Mit dem Sandtransportmodell (mu-SEDIM) können die Bewegungen von Sand modelliert werden. Das Modell berechnet für jeden Gitterpunkt den Sedimenttransport und seine Richtung entsprechend den örtlichen Strömungen und Wellen. Erosion und Sedimentation werden derzeit durch die „Divergenz“ der verschiedenen Bewegungen innerhalb eines Gitterquadrats bestimmt, d. h. für jedes Quadrat wird berechnet, wie viel Sand hineinkommt und wie viel Sand das Quadrat verlässt. Wenn mehr Material hinein- als herauskommt, bedeutet das, dass Sedimente abgelagert werden; im umgekehrten Fall handelt es sich um Erosion. So lassen sich am Meeresboden stattfindende Veränderungen berechnen.
Dieses Sandtransportmodell wird hauptsächlich verwendet, um die Bewegungen auf Sandbänken zu modellieren, z. B. bei der Errichtung eines Offshore-Windparks. Es wird auch verwendet, um die Auswirkungen des großflächigen Sandabbaus an Sandbänken im Meer zu modellieren. Das Modell scheint zu beweisen, dass die Entnahme von Sand aus den Sandbänken die Stabilität der Sandbänke nicht gefährdet. Zudem schlägt es auch einen Mechanismus zur „Regenerierung“ der Sandbänke vor.
Sonstige Forschung
- Entwicklung eines Modells, das sowohl den Transport von Sand als auch von Schlick modellieren und die Wechselwirkungen zwischen diesen beiden Materialien berücksichtigen kann.

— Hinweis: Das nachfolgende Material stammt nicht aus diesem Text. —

template <bool DK64>
__global__ __launch_bounds__(FB_THREADS, 2) void relpos_flash_bwd_kv_kernel(FbArgs a) {
    extern __shared__ __attribute__((aligned(16))) unsigned char smem[];
    const int tid = threadIdx.x, lane = tid & 63, wave = tid >> 6;
    const int c = lane & 15, q4 = lane >> 4;
    const int T = a.T, H = a.H, dk = a.dk, d = H * dk, B = a.B;
    const int nkt = (T + 63) / 64;
    const int xcd = blockIdx.x & 7, slot_id = blockIdx.x >> 3;
    const int bh = xcd + 8 * (slot_id / nkt);
    if (bh >= B * H) return;
    const int kt = slot_id % nkt;
    const int h = bh % H, b = bh / H;
    int len = (int)a.lens[b];
    len = len < 0 ? 0 : (len > T ? T : len);
    const int J0 = kt * 64, jw = J0 + wave * 16, j = jw + c;
    const int jc = j < T ? j : T - 1;
    const bool kvalid = j < len;
    __bf16* dkrow = a.dqkv + ((size_t)b * T + jc) * (3 * d) + d + h * dk;
    __bf16* dvrow = dkrow + d;
    if (J0 >= len) {
        if (j < T)
            for (int mt = 0; mt < 4; ++mt)
                if (mt * 16 + q4 * 4 < dk) {
                    *reinterpret_cast<uint2*>(dkrow + mt * 16 + q4 * 4) = make_uint2(0, 0);
                    *reinterpret_cast<uint2*>(dvrow + mt * 16 + q4 * 4) = make_uint2(0, 0);
                }
        return;
    }
    bf8 Kf[2], Vf[2];
    {
        const __bf16* krow = a.qkv + ((size_t)b * T + jc) * (3 * d) + d + h * dk;
#pragma unroll
        for (int ks = 0; ks < 2; ++ks) {
            union { uint4 u; bf8 v; } k, v;
            k.u = fa_load_slot<DK64>(krow, ks * 4 + q4, dk);
            v.u = fa_load_slot<DK64>(krow + d, ks * 4 + q4, dk);
            Kf[ks] = k.v; Vf[ks] = v.v;
        }
    }
    const unsigned char* sQu = smem;
    const unsigned char* sQv = smem + FB_T64;
    const unsigned char* sdO = smem + 2 * FB_T64;
    const unsigned char* sP = smem + 3 * FB_T64;
    const float* sL = reinterpret_cast<const float*>(smem + 3 * FB_T64 + FB_PBUF);
    unsigned char* s3 = smem + FB_KV_STAGE + wave * (16 * FB_S3_LD * 2);

    float bu[8], bv[8];
    {
        const int sl = tid & 7;
#pragma unroll
        for (int e = 0; e < 8; ++e) {
            const int ee = sl * 8 + e;
            bu[e] = (ee < dk) ? a.bias_u[h * dk + ee] : 0.f;
            bv[e] = (ee < dk) ? a.bias_v[h * dk + ee] : 0.f;
        }
    }
    uint4 rq[2], rg[2], rp[4];
    float rl = 0.f;
    const __bf16* qbase = a.qkv + (size_t)b * T * (3 * d) + h * dk;
    const __bf16* gbase = a.dctx + (size_t)b * T * d + h * dk;
    const __bf16* pbase = a.pl + h * dk;
#define FBK_FETCH(t_)                                                                                         \
    do {                                                                                                      \
        const int i0_ = (t_) * 64;                                                                            \
        _Pragma("unroll") for (int i_ = 0; i_ < 2; ++i_) {                                                    \
            const int idx_ = tid + i_ * FB_THREADS, row_ = idx_ >> 3, sl_ = idx_ & 7;                         \
            int q_ = i0_ + row_; q_ = q_ < T ? q_ : T - 1;                                                    \
            rq[i_] = fa_load_slot<DK64>(qbase + (size_t)q_ * (3 * d), sl_, dk);                               \
            rg[i_] = fa_load_slot<DK64>(gbase + (size_t)q_ * d, sl_, dk);                                     \
        }                                                                                                     \
        const int R0_ = T - 1 - i0_ - 63 + J0;                                                                \
        _Pragma("unroll") for (int i_ = 0; i_ < 4; ++i_) {                                                    \
            const int idx_ = tid + i_ * FB_THREADS, row_ = idx_ >> 3, sl_ = idx_ & 7;                         \
            int r_ = R0_ + row_; r_ = r_ < 0 ? 0 : (r_ > 2 * T - 2 ? 2 * T - 2 : r_);                         \
            rp[i_] = fa_load_slot<DK64>(pbase + (size_t)r_ * d, sl_, dk);                                     \
        }                                                                                                     \
        if (tid < 128) {                                                                                      \
            int q_ = i0_ + (tid & 63); q_ = q_ < T ? q_ : T - 1;                                              \
            rl = (tid < 64 ? a.lse : a.D)[(size_t)bh * T + q_];                                               \
        }                                                                                                     \
    } while (0)
#define FBK_COMMIT()                                                                                          \
    do {                                                                                                      \
        _Pragma("unroll") for (int i_ = 0; i_ < 2; ++i_) {                                                    \
            const int idx_ = tid + i_ * FB_THREADS, row_ = idx_ >> 3, sl_ = idx_ & 7;                         \
            const int off_ = row_ * FB_ROWB + ((sl_ ^ (row_ & 7)) * 16);                                      \
            union { uint4 u; __bf16 e[8]; } q_, u_, v_;                                                       \
            q_.u = rq[i_];                                                                                    \
            _Pragma("unroll") for (int e_ = 0; e_ < 8; ++e_) {                                                \
                u_.e[e_] = (__bf16)((float)q_.e[e_] + bu[e_]);                                                \
                v_.e[e_] = (__bf16)((float)q_.e[e_] + bv[e_]);                                                \
            }                                                                                                 \
            *reinterpret_cast<uint4*>(smem + off_) = u_.u;                                                    \
            *reinterpret_cast<uint4*>(smem + FB_T64 + off_) = v_.u;                                           \
            *reinterpret_cast<uint4*>(smem + 2 * FB_T64 + off_) = rg[i_];                                     \
        }                                                                                                     \
        _Pragma("unroll") for (int i_ = 0; i_ < 4; ++i_) {                                                    \
            const int idx_ = tid + i_ * FB_THREADS, row_ = idx_ >> 3, sl_ = idx_ & 7;                         \
            *reinterpret_cast<uint4*>(smem + 3 * FB_T64 + row_ * FB_ROWB + ((sl_ ^ (row_ & 7)) * 16)) = rp[i_]; \
        }                                                                                                     \
        if (tid < 128) reinterpret_cast<float*>(smem + 3 * FB_T64 + FB_PBUF)[tid] = rl;                       \
    } while (0)

    const int nqt = (len + 63) / 64;
    FBK_FETCH(0);
    FBK_COMMIT();
    __syncthreads();

    f4 dK[4], dV[4];
#pragma unroll
    for (int mt = 0; mt < 4; ++mt) { dK[mt] = (f4){0.f, 0.f, 0.f, 0.f}; dV[mt] = (f4){0.f, 0.f, 0.f, 0.f}; }

    for (int t = 0; t < nqt; ++t) {
        if (t + 1 < nqt) FBK_FETCH(t + 1);
        const int I0 = t * 64;
#pragma unroll
        for (int it = 0; it < 4; ++it) {
            f4 XA = (f4){0.f, 0.f, 0.f, 0.f}, XB = (f4){0.f, 0.f, 0.f, 0.f};
            const int qrow = it * 16 + c;
            const int n0 = 48 - 16 * it + 16 * wave;
            const int pa = n0 + c, pb = n0 + 16 + c;
#pragma unroll
            for (int ks = 0; ks < 2; ++ks) {
                const bf8 qf = *reinterpret_cast<const bf8*>(sQv + qrow * FB_ROWB + (((ks * 4 + q4) ^ (qrow & 7)) * 16));
                const bf8 fa = *reinterpret_cast<const bf8*>(sP + pa * FB_ROWB + (((ks * 4 + q4) ^ (pa & 7)) * 16));
                const bf8 fb = *reinterpret_cast<const bf8*>(sP + pb * FB_ROWB + (((ks * 4 + q4) ^ (pb & 7)) * 16));
                XA = __builtin_amdgcn_mfma_f32_16x16x32_bf16(qf, fa, XA, 0, 0, 0);
                XB = __builtin_amdgcn_mfma_f32_16x16x32_bf16(qf, fb, XB, 0, 0, 0);
            }
#pragma unroll
            for (int r = 0; r < 4; ++r) {
                const int m = q4 * 4 + r;
                const int keyA = c - 15 + m, keyB = c + m + 1;
                if (keyA >= 0) *reinterpret_cast<__bf16*>(s3 + (keyA * FB_S3_LD + it * 16 + m) * 2) = (__bf16)XA[r];
                if (keyB <= 15) *reinterpret_cast<__bf16*>(s3 + (keyB * FB_S3_LD + it * 16 + m) * 2) = (__bf16)XB[r];
            }
        }
        f4 S[4], dP[4];
#pragma unroll
        for (int it = 0; it < 4; ++it) {
            S[it] = (f4){0.f, 0.f, 0.f, 0.f};
            dP[it] = (f4){0.f, 0.f, 0.f, 0.f};
            const int row = it * 16 + c;
#pragma unroll
            for (int ks = 0; ks < 2; ++ks) {
                const int off = row * FB_ROWB + (((ks * 4 + q4) ^ (row & 7)) * 16);
                const bf8 qf = *reinterpret_cast<const bf8*>(sQu + off);
                const bf8 gf = *reinterpret_cast<const bf8*>(sdO + off);
                S[it] = __builtin_amdgcn_mfma_f32_16x16x32_bf16(qf, Kf[ks], S[it], 0, 0, 0);
                dP[it] = __builtin_amdgcn_mfma_f32_16x16x32_bf16(gf, Vf[ks], dP[it], 0, 0, 0);
            }
        }
        fb_lds_fence();
        bf8 Pdf[2], dSf[2];
#pragma unroll
        for (int it = 0; it < 4; ++it) {
            union { uint2 u; __bf16 e[4]; } bd;
            bd.u = *reinterpret_cast<const uint2*>(s3 + (c * FB_S3_LD + it * 16 + q4 * 4) * 2);
            const float4 ls = *reinterpret_cast<const float4*>(sL + it * 16 + q4 * 4);
            const float4 dd = *reinterpret_cast<const float4*>(sL + 64 + it * 16 + q4 * 4);
            const float lsv[4] = {ls.x, ls.y, ls.z, ls.w}, ddv[4] = {dd.x, dd.y, dd.z, dd.w};
#pragma unroll
            for (int r = 0; r < 4; ++r) {
                const int i = I0 + it * 16 + q4 * 4 + r;
                const float s = (S[it][r] + (float)bd.e[r]) * a.scale;
                const float p = (kvalid && i < len) ? __expf(s - lsv[r]) : 0.f;
                float g = dP[it][r], pd = p;
                if (a.thr > 0) {
                    const unsigned rnd = (fa_keep_rand4(a.seed, bh, T, i, j >> 2) >> (8 * (j & 3))) & 0xFFu;
                    const bool keep = rnd >= a.thr;
                    g = keep ? g * a.keep_scale : 0.f;
                    pd = keep ? p * a.keep_scale : 0.f;
                }
                const float ds = p * (g - ddv[r]) * a.scale;
                Pdf[it >> 1][(it & 1) * 4 + r] = (__bf16)pd;
                dSf[it >> 1][(it & 1) * 4 + r] = (__bf16)ds;
            }
        }
#pragma unroll
        for (int kk = 0; kk < 2; ++kk)
#pragma unroll
            for (int mt = 0; mt < 4; ++mt) {
                const int qq = c >> 2, p = c & 3;
                const int rowA = kk * 32 + q4 * 4 + qq;
                const bf8 gf = fb_tr_pair(sdO, rowA, rowA + 16, mt * 2 + (p >> 1), p & 1);
                const bf8 qf = fb_tr_pair(sQu, rowA, rowA + 16, mt * 2 + (p >> 1), p & 1);
                dV[mt] = __builtin_amdgcn_mfma_f32_16x16x32_bf16(gf, Pdf[kk], dV[mt], 0, 0, 0);
                dK[mt] = __builtin_amdgcn_mfma_f32_16x16x32_bf16(qf, dSf[kk], dK[mt], 0, 0, 0);
            }
        __syncthreads();
        if (t + 1 < nqt) {
            FBK_COMMIT();
            __syncthreads();
        }
    }
#undef FBK_FETCH
#undef FBK_COMMIT
    if (j < T) {
#pragma unroll
        for (int mt = 0; mt < 4; ++mt) {
            if (mt * 16 + q4 * 4 < dk) {
                union { uint2 u; __bf16 e[4]; } ok, ov;
#pragma unroll
                for (int r = 0; r < 4; ++r) { ok.e[r] = (__bf16)dK[mt][r]; ov.e[r] = (__bf16)dV[mt][r]; }
                *reinterpret_cast<uint2*>(dkrow + mt * 16 + q4 * 4) = ok.u;
                *reinterpret_cast<uint2*>(dvrow + mt * 16 + q4 * 4) = ov.u;
            }
        }
    }
}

- Entwicklung eines geeigneten Modells, mit dem die Größe der im Wasser befindlichen Schlickklumpen und die Geschwindigkeit, mit der sie auf den Grund sinken, modelliert werden können.
- Nutzung von Satellitenbildern, um die Informationen über die Präsenz von Schlick im Wasser zu verbessern.
- Entwicklung eines Instruments für das operative Management, das auf den Sedimenttransportmodellen basiert und für operative Prognosen des Sand- und Schlicktransports eingesetzt werden kann. Dieses Managementinstrument kann dann z. B. dazu verwendet werden, unter Berücksichtigung der vorherrschenden Wetterbedingungen und anderer Parameter die am besten geeigneten Abwurfstellen für Baggergut zu bestimmen.